▶ Try it
Copy out each line of the entries below in which the string "None" appears.
═══ Extracted material ═══
# fateshelled/sycl_points

Hardware: AMD Instinct MI355X
Metric: gicp_correspondences_per_sec (higher is better)
Workload: dtype f32

## Files before the change

### include/sycl_points_amd.h

```cpp
#ifndef SYCL_POINTS_AMD_H
#define SYCL_POINTS_AMD_H

#include <stddef.h>
#include <stdint.h>

#ifdef __cplusplus
extern "C" {
#endif

#define SP_OK 0
#define SP_ERR_INVALID_ARGUMENT 1
#define SP_ERR_RUNTIME 2
#define SP_ERR_HIP 3

#define SP_ABI_VERSION 7
int sp_abi_version(void);
void sp_stream_retired(void* stream);
const char* sp_last_error(void);

int sp_device_count(void);
int sp_set_device(int device);


size_t sp_knn_bruteforce_workspace_bytes(size_t nq, size_t nt, size_t k);
// ... 278 lines not shown
typedef struct sp_gicp_target sp_gicp_target;
typedef struct sp_gicp_source sp_gicp_source;
typedef struct sp_gn_params { float lambda, crit_rotation, crit_translation; } sp_gn_params;
enum { SP_SOURCE_ORDER_UNKNOWN = 0, SP_SOURCE_SORT = 1, SP_SOURCE_PRESORTED = 2 };
int sp_gicp_target_create(const sp_grid* grid, const float* tgt_covs, size_t n, void* stream, sp_gicp_target** out);
int sp_gicp_target_update(sp_gicp_target* target, const float* tgt_covs, void* stream);
int sp_gicp_target_create_plain(const sp_grid* grid, const float* tgt_covs, size_t n, void* stream, sp_gicp_target** out);
int sp_gicp_target_certify(sp_gicp_target* target, const float* tgt_covs, void* stream);
int sp_gicp_target_has_certificates(const sp_gicp_target* target);
int sp_gicp_target_prepare(sp_gicp_target* target, const float* tgt_covs, int reg_type, void* stream);
void sp_gicp_target_destroy(sp_gicp_target* target);
int sp_gicp_source_create(size_t n_max, sp_gicp_source** out);
int sp_gicp_source_prepare(sp_gicp_source* source, const sp_gicp_target* target, const float* src_points,
                           const float* src_covs, size_t n, const float* transT, int transT_on_device, int sort_by_cell,
                           void* stream);
void sp_gicp_source_destroy(sp_gicp_source* source);
int sp_gicp_iteration_fused(const sp_gicp_target* target, const sp_gicp_source* source, float* transT,
                            int transT_on_device, const sp_factor_params* params, const sp_gn_params* gn,
                            int32_t* nn_idx_out, float* nn_d2_out, sp_linearized* out, float* delta_out8,
                            void* workspace, size_t workspace_bytes, void* stream);
int sp_gicp_error_prepared(const sp_gicp_target* target, const sp_gicp_source* source, const float* transT_lin_host,
                           const float* transT_trial, int trial_on_device, const sp_factor_params* params,
                           sp_linearized* out, void* workspace, size_t workspace_bytes, void* stream);
int sp_gicp_align_fused(const sp_gicp_target* target, const sp_gicp_source* source, float* transT_device,
                        const sp_factor_params* params, const sp_gn_params* gn, int max_iterations,
                        int32_t* nn_idx_out, float* nn_d2_out, sp_linearized* lin_out, float* delta_out8,
                        uint32_t* iterations_out, void* workspace, size_t workspace_bytes, void* stream);
int sp_gicp_align_step(const sp_gicp_target* target, const sp_gicp_source* source, float* transT_device,
                       const sp_factor_params* params, const sp_gn_params* gn, int k, int rows_all_reduced,
                       int32_t* nn_idx_out, float* nn_d2_out, sp_linearized* lin_out, void* workspace,
// ... 361 lines not shown
```

### sycl_points_amd/_lib.py

```python
import ctypes as C
import os
import subprocess

_HERE = os.path.dirname(os.path.abspath(__file__))
LIB_PATH = os.environ.get("SP_AMD_LIB") or os.path.join(_HERE, "lib", "libsycl_points_amd.so")
CSRC = os.path.join(_HERE, "csrc")

SP_OK, SP_ERR_INVALID_ARGUMENT, SP_ERR_RUNTIME, SP_ERR_HIP = 0, 1, 2, 3
COMM_ID_BYTES = 128


class SpError(RuntimeError):

    def __init__(self, code, msg):
        super().__init__(f"[sycl_points_amd] error {code}: {msg}")
        self.code = code


class Linearized(C.Structure):
    _fields_ = [("H", C.c_float * 36), ("b", C.c_float * 6), ("error", C.c_float), ("inlier", C.c_uint32),
                ("inlier_lo", C.c_float), ("inlier_hi", C.c_float), ("pad", C.c_float * 2)]


class FactorParams(C.Structure):
# ... 250 lines not shown
    "sp_gicp_workspace_bytes": (_sz, [_sz]),
    "sp_gicp_linearize": (_i, [_vp, _vp, _sz, _vp, _vp, _vp, _vp, _vp, _vp, _i, C.POINTER(FactorParams), _vp, _vp, _sz, _vp]),
    "sp_gicp_error": (_i, [_vp, _vp, _sz, _vp, _vp, _vp, _vp, _vp, _vp, _i, C.POINTER(FactorParams), _vp, _vp, _sz, _vp]),
    "sp_icp_robust_weights": (_i, [_vp, _vp, _sz, _vp, _vp, _vp, _vp, _vp, _vp, _i, C.POINTER(FactorParams), _vp, _vp]),
    "sp_genz_counts": (_i, [_vp, _vp, _vp, _sz, _f, _f, _vp, _vp]),
    "sp_gicp_target_create": (_i, [_vp, _vp, _sz, _vp, C.POINTER(_vp)]),
    "sp_gicp_target_create_plain": (_i, [_vp, _vp, _sz, _vp, C.POINTER(_vp)]),
    "sp_gicp_target_certify": (_i, [_vp, _vp, _vp]),
    "sp_gicp_target_has_certificates": (_i, [_vp]),
    "sp_gicp_target_update": (_i, [_vp, _vp, _vp]),
    "sp_gicp_target_prepare": (_i, [_vp, _vp, _i, _vp]),
    "sp_gicp_error_prepared": (_i, [_vp, _vp, _vp, _vp, _i, C.POINTER(FactorParams), _vp, _vp, _sz, _vp]),
    "sp_gicp_target_destroy": (None, [_vp]),
    "sp_gicp_source_create": (_i, [_sz, C.POINTER(_vp)]),
    "sp_gicp_source_prepare": (_i, [_vp, _vp, _vp, _vp, _sz, _vp, _i, _i, _vp]),
    "sp_gicp_source_destroy": (None, [_vp]),
    "sp_gicp_iteration_fused": (_i, [_vp, _vp, _vp, _i, C.POINTER(FactorParams), _vp, _vp, _vp, _vp, _vp, _vp, _sz, _vp]),
    "sp_gicp_align_optimize": (_i, [_vp, _vp, _vp, C.POINTER(FactorParams), C.POINTER(OptParams), C.POINTER(C.c_float), _i, _vp, _vp,
                                    _sz, _vp]),
    "sp_gicp_source_set_persistent": (_i, [_vp, _i]),
    "sp_gicp_source_set_wave_per_point": (_i, [_vp, _i]),
    "sp_gicp_align_batch_workspace_bytes": (_sz, [_sz, _sz]),
    "sp_gicp_align_batch": (_i, [_vp, _vp, _vp, _vp, _sz, C.POINTER(FactorParams), C.POINTER(OptParams), C.POINTER(C.c_float), _i, _vp,
                                 _vp, _sz, _vp]),
    "sp_align_best_host": (_i, [_vp, _sz, C.POINTER(_sz)]),
    "sp_opt_stepper_create": (_i, [C.POINTER(OptParams), _vp, C.POINTER(C.c_float), _i, C.POINTER(_vp)]),
    "sp_opt_stepper_destroy": (None, [_vp]),
    "sp_opt_stepper_next": (_i, [_vp, C.POINTER(OptRequest)]),
    "sp_opt_stepper_linearized": (_i, [_vp, C.POINTER(Linearized)]),
    "sp_opt_stepper_trial": (_i, [_vp, _f, C.c_uint32, C.POINTER(C.c_float)]),
# ... 96 lines not shown
    "sp_pc2_pack": (_i, [_vp, _vp, _vp, _vp, _sz, C.c_double, _vp, _vp]),
    "sp_enhanced_reflectivity_workspace_bytes": (_sz, [_sz]),
    "sp_enhanced_reflectivity": (_i, [_vp, _vp, _sz, _vp, C.c_uint32, C.c_int32, _i, C.c_int32, _vp, _f, _f, _vp, _vp]),
}


INTERNAL_SIGNATURES = {
    "sp_internal_source_option": (_i, [_vp, _i, _i]),
    "sp_internal_grid_option": (_i, [_vp, _i, _i]),
    "sp_internal_bvh_option": (_i, [_vp, _i, _i]),
    "sp_internal_bvh_walk_counts": (_i, [_vp, C.POINTER(C.c_uint32), C.POINTER(C.c_uint32)]),
    "sp_internal_grid_small_build": (_i, [_i]),
    "sp_internal_align_searched_log": (_vp, [_vp, _vp]),
    "sp_internal_source_tile_floats": (_sz, [_vp]),
    "sp_internal_source_tiles_copy": (_i, [_vp, _vp, _sz, _i, _vp]),
    "sp_internal_radix_sort_workspace_bytes": (_sz, [_sz]),
    "sp_internal_radix_sort_u32": (_i, [_vp, _vp, _vp, _vp, _sz, C.c_uint, _vp, _sz, _vp, _vp]),
    "sp_internal_radix_sort_u32_ex": (_i, [_vp, _vp, _vp, _vp, _sz, C.c_uint, C.c_uint, _i, _vp, _sz, _vp, _vp]),
    "sp_internal_radix_first_pass": (None, [_sz, C.c_uint, _vp]),
    "sp_internal_radix_sort_u64": (_i, [_vp, _vp, _vp, _vp, _sz, C.c_uint, _vp, _sz, _vp, _vp]),
    "sp_internal_exclusive_scan_workspace_bytes": (_sz, [_sz]),
    "sp_internal_exclusive_scan_u32": (_i, [_vp, _vp, _sz, _vp, _vp, _sz, _vp]),
    "sp_internal_atan2f_host": (None, [_vp, _vp, _sz, _vp]),
    "sp_internal_fps": (_i, [_i, _vp, _sz, _sz, C.c_uint32, _vp, _vp, _vp, _vp, _sz, _vp]),
    "sp_internal_eigen3": (_i, [_vp, _sz, _vp, _vp, _vp]),
    "sp_internal_inverse3": (_i, [_vp, _sz, _vp, _vp]),
    "sp_internal_bbox": (_i, [_vp, _sz, C.c_uint, _vp, _vp]),
    "sp_internal_morton_keys": (_i, [_vp, _sz, _vp, _vp, _i, _vp, _vp]),
    "sp_internal_sorted_insert": (_i, [_i, _i, _i, _vp, _vp, _sz, _sz, _vp, _vp, _vp]),
    "sp_internal_block_reduce": (_i, [_vp, _vp, _i, _i, _vp, _vp]),
# ... 45 lines not shown
```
═══
▶ Exercise result
    "sp_gicp_target_destroy": (None, [_vp]),
    "sp_gicp_source_destroy": (None, [_vp]),
    "sp_opt_stepper_destroy": (None, [_vp]),
    "sp_internal_radix_first_pass": (None, [_sz, C.c_uint, _vp]),
    "sp_internal_atan2f_host": (None, [_vp, _vp, _sz, _vp]),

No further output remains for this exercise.